@@ -537,6 +544,12 @@
         uint32_t* q = reinterpret_cast<uint32_t*>(out) + (dst >> 1) * 3;
         q[dst & 1] = (uint32_t)key[0];
         reinterpret_cast<uint16_t*>(q + 2)[dst & 1] = (uint16_t)((uint32_t)(key[0] >> 32) - xlo[b]);
+    }
+    DEV void pair(uint64_t* __restrict__ out, uint64_t dst, uint64_t ka, uint64_t kb, uint32_t b) const {
+        const uint32_t x = xlo[b];
+        const uint32_t da = ((uint32_t)(ka >> 32) - x) & 0xFFFFu, db = (uint32_t)(kb >> 32) - x;
+        *reinterpret_cast<uint3*>(reinterpret_cast<uint32_t*>(out) + (dst >> 1) * 3) =
+            make_uint3((uint32_t)ka, (uint32_t)kb, da | db << 16);
     }
 };
 struct Rec12 {
@@ -565,7 +578,17 @@
     }
 };
 
-template <int W, int RUNW, class Bin, class Out, int NT, class Mid = NoMid, class St = StoreWords, class Pre = NoMid>
+DEV uint32_t run_step(uint32_t f, uint32_t h, uint32_t g) {
+    if (!h) return f;
+    const uint32_t a0 = f & 0xFFFFu, a1 = f >> 16;
+    return (a0 + ((a0 ^ g) & 1) + h) | (a1 + ((a1 ^ g ^ 1) & 1) + h) << 16;
+}
+DEV uint32_t run_then(uint32_t f, uint32_t s) {
+    const uint32_t a0 = f & 0xFFFFu, a1 = f >> 16;
+    return (a0 + ((a0 & 1) ? s >> 16 : s & 0xFFFFu)) | (a1 + ((a1 & 1) ? s & 0xFFFFu : s >> 16)) << 16;
+}
+template <int W, int RUNW, class Bin, class Out, int NT, bool PAIR = false, class Mid = NoMid, class St = StoreWords,
+          class Pre = NoMid>
 DEV void scatter_seg(const PartLds& l, uint32_t F, const Bin& bin, const Out& o, uint64_t (&tk)[RUNW][W],
                      bool (&ok)[RUNW], uint64_t* __restrict__ out, Mid&& mid = Mid(),
                      const St& store = St(), Pre&& pre = Pre()) {
@@ -587,7 +610,63 @@
     pre();
     __syncthreads();
     if (tid < 64) {
-        if (F % 4 == 0) {
+        if constexpr (PAIR) {
+            static_assert(W == 1 && NT * RUNW <= 32768, "pairs of one-word keys; padded tile slots ride in 16 bits");
+            const bool quads = F % 4 == 0;
+            uint32_t ln = lane;
+            asm volatile("" : "+v"(ln));
+            const uint32_t nu = quads ? F / 4 : F, per = (nu + 63) / 64, lo = min(nu, ln * per), hi = min(nu, lo + per);
+            const uint4* h4 = reinterpret_cast<const uint4*>(l.hist);
+            auto par = [&](uint32_t b) { return ((uint32_t)l.gbase[b] + l.lim[b]) & 1u; };
+            auto par4 = [&](uint32_t i) {
+                const uint4 lm = reinterpret_cast<const uint4*>(l.lim)[i];
+                const uint4 ga = reinterpret_cast<const uint4*>(l.gbase)[2 * i];
+                const uint4 gb = reinterpret_cast<const uint4*>(l.gbase)[2 * i + 1];
+                return make_uint4((ga.x + lm.x) & 1u, (ga.z + lm.y) & 1u, (gb.x + lm.z) & 1u, (gb.z + lm.w) & 1u);
+            };
+            uint32_t f = 0;
+#pragma unroll 1
+            for (uint32_t i = lo; i < hi; i++) {
+                if (quads) {
+                    const uint4 v = h4[i], p = par4(i);
+                    f = run_step(run_step(run_step(run_step(f, v.x, p.x), v.y, p.y), v.z, p.z), v.w, p.w);
+                } else {
+                    f = run_step(f, l.hist[i], par(i));
+                }
+            }
+            f = run_then((uint32_t)__builtin_amdgcn_update_dpp(0, (int)f, 0x111, 0xF, 0xF, false), f);
+            f = run_then((uint32_t)__builtin_amdgcn_update_dpp(0, (int)f, 0x112, 0xF, 0xF, false), f);
+            f = run_then((uint32_t)__builtin_amdgcn_update_dpp(0, (int)f, 0x114, 0xF, 0xF, false), f);
+            f = run_then((uint32_t)__builtin_amdgcn_update_dpp(0, (int)f, 0x118, 0xF, 0xF, false), f);
+            f = run_then((uint32_t)__builtin_amdgcn_update_dpp(0, (int)f, 0x142, 0xA, 0xF, false), f);
+            f = run_then((uint32_t)__builtin_amdgcn_update_dpp(0, (int)f, 0x143, 0xC, 0xF, false), f);
+            const uint32_t ex = __shfl_up(f, 1, 64);
+            uint32_t run = lane ? ex & 0xFFFFu : 0;
+            auto place = [&](uint32_t h, uint32_t p) {
+                if (h) run += (run ^ p) & 1;
+                const uint32_t st = run;
+                run += h;
+                return st;
+            };
+#pragma unroll 1
+            for (uint32_t i = lo; i < hi; i++) {
+                if (quads) {
+                    const uint4 v = h4[i], p = par4(i);
+                    uint4 s;
+                    s.x = place(v.x, p.x);
+                    s.y = place(v.y, p.y);
+                    s.z = place(v.z, p.z);
+                    s.w = place(v.w, p.w);
+                    reinterpret_cast<uint4*>(l.start)[i] = s;
+                } else {
+                    l.start[i] = place(l.hist[i], par(i));
+                }
+            }
+            if (lane == 63) {
+                s_n = f & 0xFFFFu;
+                l.keys[f & 0xFFFFu] = 0;
+            }
+        } else if (F % 4 == 0) {
             const uint32_t per = (F / 4 + 63) / 64, lo = min(F / 4, lane * per), hi = min(F / 4, lo + per);
             const uint4* h4 = reinterpret_cast<const uint4*>(l.hist);
             uint4* s4 = reinterpret_cast<uint4*>(l.start);
@@ -641,6 +720,10 @@
         l.sp[b] = h - fit;
         l.hist[b] = 0;
         spills |= fit < h;
+        if constexpr (PAIR) {
+            if ((b + 1 < F ? l.start[b + 1] : s_n) != st + h) l.keys[st + h] = 0;
+            if (b == 0 && st) l.keys[0] = 0;
+        }
     }
     if (Out::kSeg && spills) s_spills = 1;
     mid();
@@ -669,6 +752,48 @@
             }
         }
     };
+    if constexpr (PAIR) {
+        const uint4* k4 = reinterpret_cast<const uint4*>(l.keys);
+        uint32_t t = tid;
+        asm volatile("" : "+v"(t));
+#pragma unroll 1
+        for (uint32_t i0 = 2 * t; i0 < n; i0 += 4 * NT) {
+            const uint32_t i1 = i0 + 2 * NT;
+            const bool has1 = i1 < n;
+            const uint4 q0 = k4[i0 >> 1], q1 = k4[(has1 ? i1 : i0) >> 1];
+            const uint64_t a0 = q0.x | (uint64_t)q0.y << 32, c0 = q0.z | (uint64_t)q0.w << 32;
+            const uint64_t a1 = q1.x | (uint64_t)q1.y << 32, c1 = q1.z | (uint64_t)q1.w << 32;
+            const uint32_t b0 = bin(a0), b1 = bin(a1);
+            const uint32_t lim0 = l.lim[b0], lim1 = l.lim[b1];
+            const uint64_t g0 = l.gbase[b0], g1 = l.gbase[b1];
+            if (a0 && i0 + 1 < lim0) store.pair(out, g0 + i0, a0, c0, b0);
+            if (has1 && a1 && i1 + 1 < lim1) store.pair(out, g1 + i1, a1, c1, b1);
+        }
+#pragma unroll 1
+        for (uint32_t b = t; b < F; b += NT) {
+            const uint32_t st = l.start[b], lim = l.lim[b];
+            const uint64_t g = l.gbase[b];
+            if (st < lim) {
+                if (st & 1) {
+                    const uint64_t key[1] = {l.keys[st]};
+                    store(out, g + st, key, b);
+                }
+                if (!(lim & 1)) continue;
+                const uint64_t key[1] = {l.keys[lim - 1]};
+                store(out, g + (lim - 1), key, b);
+            }
+        }
+        if (s_spills) {
+#pragma unroll 1
+            for (uint32_t i = t; i < n; i += NT) {
+                const uint64_t key[1] = {l.keys[i]};
+                if (!key[0]) continue;
+                const uint32_t b = bin(key[0]), lim = l.lim[b];
+                if (i >= lim) emit(i, key, b, lim, 0);
+            }
+        }
+        return;
+    }
 #pragma unroll 1
     for (uint32_t i0 = tid; i0 < n; i0 += 2 * NT) {
         const uint32_t i1 = i0 + NT;
@@ -852,7 +977,8 @@
     if (gate && !SCATTER && blockIdx.x == 0 && threadIdx.x == 0) atomicAdd(&ctr->part_fallbacks, 1ULL);
     const PartLds l = part_lds(smem, F);
     constexpr bool HEAVY = Out::kSeg && !Bin::kOwner && !ROLLED;
-    const HeavyTab ht = heavy_tab<OW>(smem + p1_smem<W, OW, NT>(F));
+    constexpr bool PAIR = SCATTER && Out::kSeg && !Bin::kOwner && p1_pair<W, MODE, NT>();
+    const HeavyTab ht = heavy_tab<OW>(smem + p1_smem<W, OW, NT>(F, PAIR));
     if constexpr (HEAVY) {
         heavy_clear(ht, OW);
         for (int i = threadIdx.x; i < HT; i += NT) ht.cnt[i] = 0;
@@ -864,7 +990,7 @@
     constexpr bool STAGE = Out::kSeg && !ROLLED;
     constexpr int SW = k1_stage_words<W, NT>();
     static_assert(!STAGE || SW <= NT, "one stage word per thread");
-    uint64_t* st_pk = reinterpret_cast<uint64_t*>(smem + p1_smem<W, OW, NT>(F) + heavy_smem<OW>());
+    uint64_t* st_pk = reinterpret_cast<uint64_t*>(smem + p1_smem<W, OW, NT>(F, PAIR) + heavy_smem<OW>());
     uint32_t* st_bk = reinterpret_cast<uint32_t*>(st_pk + 2 * SW);
     const uint64_t wlim = M ? ((M - 1) >> 5) + 1 : 0;
     auto stage_word = [&](uint64_t ts, int i, uint64_t& pw, uint32_t& bw) {
@@ -959,7 +1085,7 @@
                                                         StoreW2{(pb.rec12 & R12_P1) != 0, Rec12{pb.r12_hb, pb.r12_xb1}},
                                                         pre);
                 else
-                    scatter_seg<OW, RUNW, Bin, Out, NT>(l, F, bin, ob, tk, ok, out, mid, StoreWords(), pre);
+                    scatter_seg<OW, RUNW, Bin, Out, NT, PAIR>(l, F, bin, ob, tk, ok, out, mid, StoreWords(), pre);
                 par ^= 1;
             } else {
                 scatter_tile<OW, RUNW, Bin, Out, NT>(l, F, bin, ob, tk, ok, out, NoMid());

ACTIVITY – Your answer should be the lines above, from the line containing "g1 = l.gbase[b1];" up to and including the line containing "l.start[b], lim = l.lim[b];", reproduced exactly and with nothing else.

RESPONSE BOX –
+            const uint64_t g0 = l.gbase[b0], g1 = l.gbase[b1];
+            if (a0 && i0 + 1 < lim0) store.pair(out, g0 + i0, a0, c0, b0);
+            if (has1 && a1 && i1 + 1 < lim1) store.pair(out, g1 + i1, a1, c1, b1);
+        }
+#pragma unroll 1
+        for (uint32_t b = t; b < F; b += NT) {
+            const uint32_t st = l.start[b], lim = l.lim[b];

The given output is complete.